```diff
 #define GB_A_OFF()                                                                                              \
   _Pragma("unroll") for (int i = 0; i < 4; ++i) {                                                              \
     const int r = 8 * (wid * 4 + i) + (lane >> 3);                                                             \
@@ -409,14 +489,12 @@
       a_off[i] = (int)0x7ffff000u + (((lane & 7) ^ ((r >> 1) & 7)) << 4);   \
   }
   if (BUF) {
-    if (!sg_on && !fl_on) { GB_A_OFF(); }
+    if (!A_LATE && !sg_on && !fl_on) { GB_A_OFF(); }
 #pragma unroll
     for (int i = 0; i < WPW; ++i) w_off[i] = (int)(unsigned)((const char *)w_src[i] - (const char *)We);
   }
-  const __amdgpu_buffer_rsrc_t rs_a = __builtin_amdgcn_make_buffer_rsrc(
-      const_cast<uint16_t *>(p.a_rows != nullptr ? reinterpret_cast<const uint16_t *>(p.A) : Ae), 0, p.a_span_bytes, 0x00020000);
   const __amdgpu_buffer_rsrc_t rs_w = __builtin_amdgcn_make_buffer_rsrc(const_cast<uint16_t *>(We), 0, -1, 0x00020000);
-  const bool w_once = NI == 4 && p.ntm == 1 && gridDim.x >= 256;
+  const bool w_once = NI == 4 && ph.ntm == 1 && gridDim.x >= 256;
 
   f32x16 acc[NI][2];
 #pragma unroll
@@ -440,9 +518,13 @@
 #pragma unroll
   for (int ni = 0; ni < NI; ++ni) wt_c[ni] = (((c_lo + 4 * ni) ^ (q4 << 2)) << 3) + (i16 & 1) * 4;
 
-  const int nk = p.K / GL_BK;
-  const int npair = NI == 4 ? p.ntn : (p.ntn + 1) >> 1, pair = NI == 4 ? nt : nt >> 1;
-  const int rot = p.rot_on ? (int)(((long long)(pair + 3 * e) * nk / npair) % nk) : 0;
+  const int nk = ph.K / GL_BK;
+  const int npair = NI == 4 ? ph.ntn : (ph.ntn + 1) >> 1, pair = NI == 4 ? nt : nt >> 1;
+  int rot = 0;
+  if (ph.rot_on) {
+    const uint32_t x = (uint32_t)(pair + 3 * e), b = x - divu(x, ph.npair_d) * (uint32_t)npair;
+    rot = (int)divu(b * (uint32_t)nk, ph.npair_d);
+  }
 
 #define GB_ISSUE_A(KT, STG)                                                            \
   do {                                                                                 \
@@ -526,27 +608,26 @@
   } else {
     constexpr int OPS = 4 + WPW;
     static_assert(NS <= 3, "the prologue order below is worked out for rings of at most three slots");
-    constexpr int FL_CH = 4;
-    unsigned char *s_fl = smem + (size_t)NS * (A_STAGE + NSUB * GL_STAGE) * 2;
-    if (FL && fl_on) {
-      static_assert(!FL || WPW * (NS - 1) == 16, "the vmcnt(16) of the fused-location prologue counts the weight ops of the first two tiles");
-      const __amdgpu_buffer_rsrc_t rs_i = __builtin_amdgcn_make_buffer_rsrc(const_cast<uint8_t *>(p.fl_idx8), 0, (p.fl_n + 15) & ~15, 0x00020000);
-      const int per_ = (((p.fl_n + 255) >> 8) + 15) & ~15, ipw = per_ >> 4;
-      for (int i = wid * ipw; i < (wid + 1) * ipw; ++i)
-        if (i < 15) bdma16<false>(rs_i, i * 1024 + lane * 16, 0, reinterpret_cast<uint16_t *>(s_fl + i * 1024));
-    }
     if (sg_on) {
       asm volatile("" ::"s"(reinterpret_cast<uintptr_t>(We)), "s"(rot), "s"(nk), "s"((int)w_once), "s"((int)(w_step * 2)));
 #pragma unroll
       for (int i = 0; i < WPW; ++i) asm volatile("" ::"v"(w_off[i]));
       const __attribute__((address_space(4))) sgv8u *mp =
-          reinterpret_cast<const __attribute__((address_space(4))) sgv8u *>(reinterpret_cast<uintptr_t>(p.a_rows) + (size_t)mo_ * 4);
+          reinterpret_cast<const __attribute__((address_space(4))) sgv8u *>(reinterpret_cast<uintptr_t>(ph.a_rows) + (size_t)mo_ * 4);
 #pragma unroll
       for (int i = 0; i < 4; ++i) sg_q[i] = mp[i];
     }
+    asm volatile("; gemm_big_tile: first weight DMA");
 #pragma unroll
     for (int t = 0; t < NS - 1; ++t)
       if (t < nk) GB_ISSUE_W(t, t);
+    GEMM_PROBE(7);
+    gemm_args_late<KARG>(pl_, ph);
+    GB_A_BASE();
+    if (A_LATE && !sg_on && !fl_on) {
+      GB_A_ADDR();
+      if (BUF) { GB_A_OFF(); }
+    }
     if (sg_on) {
       const int rl_ = lane >> 3;
 #pragma unroll
@@ -634,6 +715,7 @@
       if (first_tile && tid < p.R) const_cast<int32_t *>(p.a_rows)[(size_t)e * p.R + tid] = s_slot[tid];
       GB_A_ADDR();
       GB_A_OFF();
+      GEMM_PROBE(8);
     }
 #pragma unroll
     for (int t = 0; t < NS - 1; ++t)
@@ -661,6 +743,7 @@
   }
 #undef GB_TILE
 #undef GB_A_ADDR
+#undef GB_A_BASE
 #undef GB_A_OFF
 #undef GB_ISSUE
 #undef GB_ISSUE_A
```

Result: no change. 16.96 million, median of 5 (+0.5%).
****************
▸ WHAT IS EXPECTED
Print all of the entries exactly as they are written.

▸ YOUR SOLUTION
```diff
 #define GB_A_OFF()                                                                                              \
   _Pragma("unroll") for (int i = 0; i < 4; ++i) {                                                              \
     const int r = 8 * (wid * 4 + i) + (lane >> 3);                                                             \
@@ -409,14 +489,12 @@
       a_off[i] = (int)0x7ffff000u + (((lane & 7) ^ ((r >> 1) & 7)) << 4);   \
   }
   if (BUF) {
-    if (!sg_on && !fl_on) { GB_A_OFF(); }
+    if (!A_LATE && !sg_on && !fl_on) { GB_A_OFF(); }
 #pragma unroll
     for (int i = 0; i < WPW; ++i) w_off[i] = (int)(unsigned)((const char *)w_src[i] - (const char *)We);
   }
-  const __amdgpu_buffer_rsrc_t rs_a = __builtin_amdgcn_make_buffer_rsrc(
-      const_cast<uint16_t *>(p.a_rows != nullptr ? reinterpret_cast<const uint16_t *>(p.A) : Ae), 0, p.a_span_bytes, 0x00020000);
   const __amdgpu_buffer_rsrc_t rs_w = __builtin_amdgcn_make_buffer_rsrc(const_cast<uint16_t *>(We), 0, -1, 0x00020000);
-  const bool w_once = NI == 4 && p.ntm == 1 && gridDim.x >= 256;
+  const bool w_once = NI == 4 && ph.ntm == 1 && gridDim.x >= 256;
 
   f32x16 acc[NI][2];
 #pragma unroll
@@ -440,9 +518,13 @@
 #pragma unroll
   for (int ni = 0; ni < NI; ++ni) wt_c[ni] = (((c_lo + 4 * ni) ^ (q4 << 2)) << 3) + (i16 & 1) * 4;
 
-  const int nk = p.K / GL_BK;
-  const int npair = NI == 4 ? p.ntn : (p.ntn + 1) >> 1, pair = NI == 4 ? nt : nt >> 1;
-  const int rot = p.rot_on ? (int)(((long long)(pair + 3 * e) * nk / npair) % nk) : 0;
+  const int nk = ph.K / GL_BK;
+  const int npair = NI == 4 ? ph.ntn : (ph.ntn + 1) >> 1, pair = NI == 4 ? nt : nt >> 1;
+  int rot = 0;
+  if (ph.rot_on) {
+    const uint32_t x = (uint32_t)(pair + 3 * e), b = x - divu(x, ph.npair_d) * (uint32_t)npair;
+    rot = (int)divu(b * (uint32_t)nk, ph.npair_d);
+  }
 
 #define GB_ISSUE_A(KT, STG)                                                            \
   do {                                                                                 \
@@ -526,27 +608,26 @@
   } else {
     constexpr int OPS = 4 + WPW;
     static_assert(NS <= 3, "the prologue order below is worked out for rings of at most three slots");
-    constexpr int FL_CH = 4;
-    unsigned char *s_fl = smem + (size_t)NS * (A_STAGE + NSUB * GL_STAGE) * 2;
-    if (FL && fl_on) {
-      static_assert(!FL || WPW * (NS - 1) == 16, "the vmcnt(16) of the fused-location prologue counts the weight ops of the first two tiles");
-      const __amdgpu_buffer_rsrc_t rs_i = __builtin_amdgcn_make_buffer_rsrc(const_cast<uint8_t *>(p.fl_idx8), 0, (p.fl_n + 15) & ~15, 0x00020000);
-      const int per_ = (((p.fl_n + 255) >> 8) + 15) & ~15, ipw = per_ >> 4;
-      for (int i = wid * ipw; i < (wid + 1) * ipw; ++i)
-        if (i < 15) bdma16<false>(rs_i, i * 1024 + lane * 16, 0, reinterpret_cast<uint16_t *>(s_fl + i * 1024));
-    }
     if (sg_on) {
       asm volatile("" ::"s"(reinterpret_cast<uintptr_t>(We)), "s"(rot), "s"(nk), "s"((int)w_once), "s"((int)(w_step * 2)));
 #pragma unroll
       for (int i = 0; i < WPW; ++i) asm volatile("" ::"v"(w_off[i]));
       const __attribute__((address_space(4))) sgv8u *mp =
-          reinterpret_cast<const __attribute__((address_space(4))) sgv8u *>(reinterpret_cast<uintptr_t>(p.a_rows) + (size_t)mo_ * 4);
+          reinterpret_cast<const __attribute__((address_space(4))) sgv8u *>(reinterpret_cast<uintptr_t>(ph.a_rows) + (size_t)mo_ * 4);
 #pragma unroll
       for (int i = 0; i < 4; ++i) sg_q[i] = mp[i];
     }
+    asm volatile("; gemm_big_tile: first weight DMA");
 #pragma unroll
     for (int t = 0; t < NS - 1; ++t)
       if (t < nk) GB_ISSUE_W(t, t);
+    GEMM_PROBE(7);
+    gemm_args_late<KARG>(pl_, ph);
+    GB_A_BASE();
+    if (A_LATE && !sg_on && !fl_on) {
+      GB_A_ADDR();
+      if (BUF) { GB_A_OFF(); }
+    }
     if (sg_on) {
       const int rl_ = lane >> 3;
 #pragma unroll
@@ -634,6 +715,7 @@
       if (first_tile && tid < p.R) const_cast<int32_t *>(p.a_rows)[(size_t)e * p.R + tid] = s_slot[tid];
       GB_A_ADDR();
       GB_A_OFF();
+      GEMM_PROBE(8);
     }
 #pragma unroll
     for (int t = 0; t < NS - 1; ++t)
@@ -661,6 +743,7 @@
   }
 #undef GB_TILE
 #undef GB_A_ADDR
+#undef GB_A_BASE
 #undef GB_A_OFF
 #undef GB_ISSUE
 #undef GB_ISSUE_A
```

Result: no change. 16.96 million, median of 5 (+0.5%).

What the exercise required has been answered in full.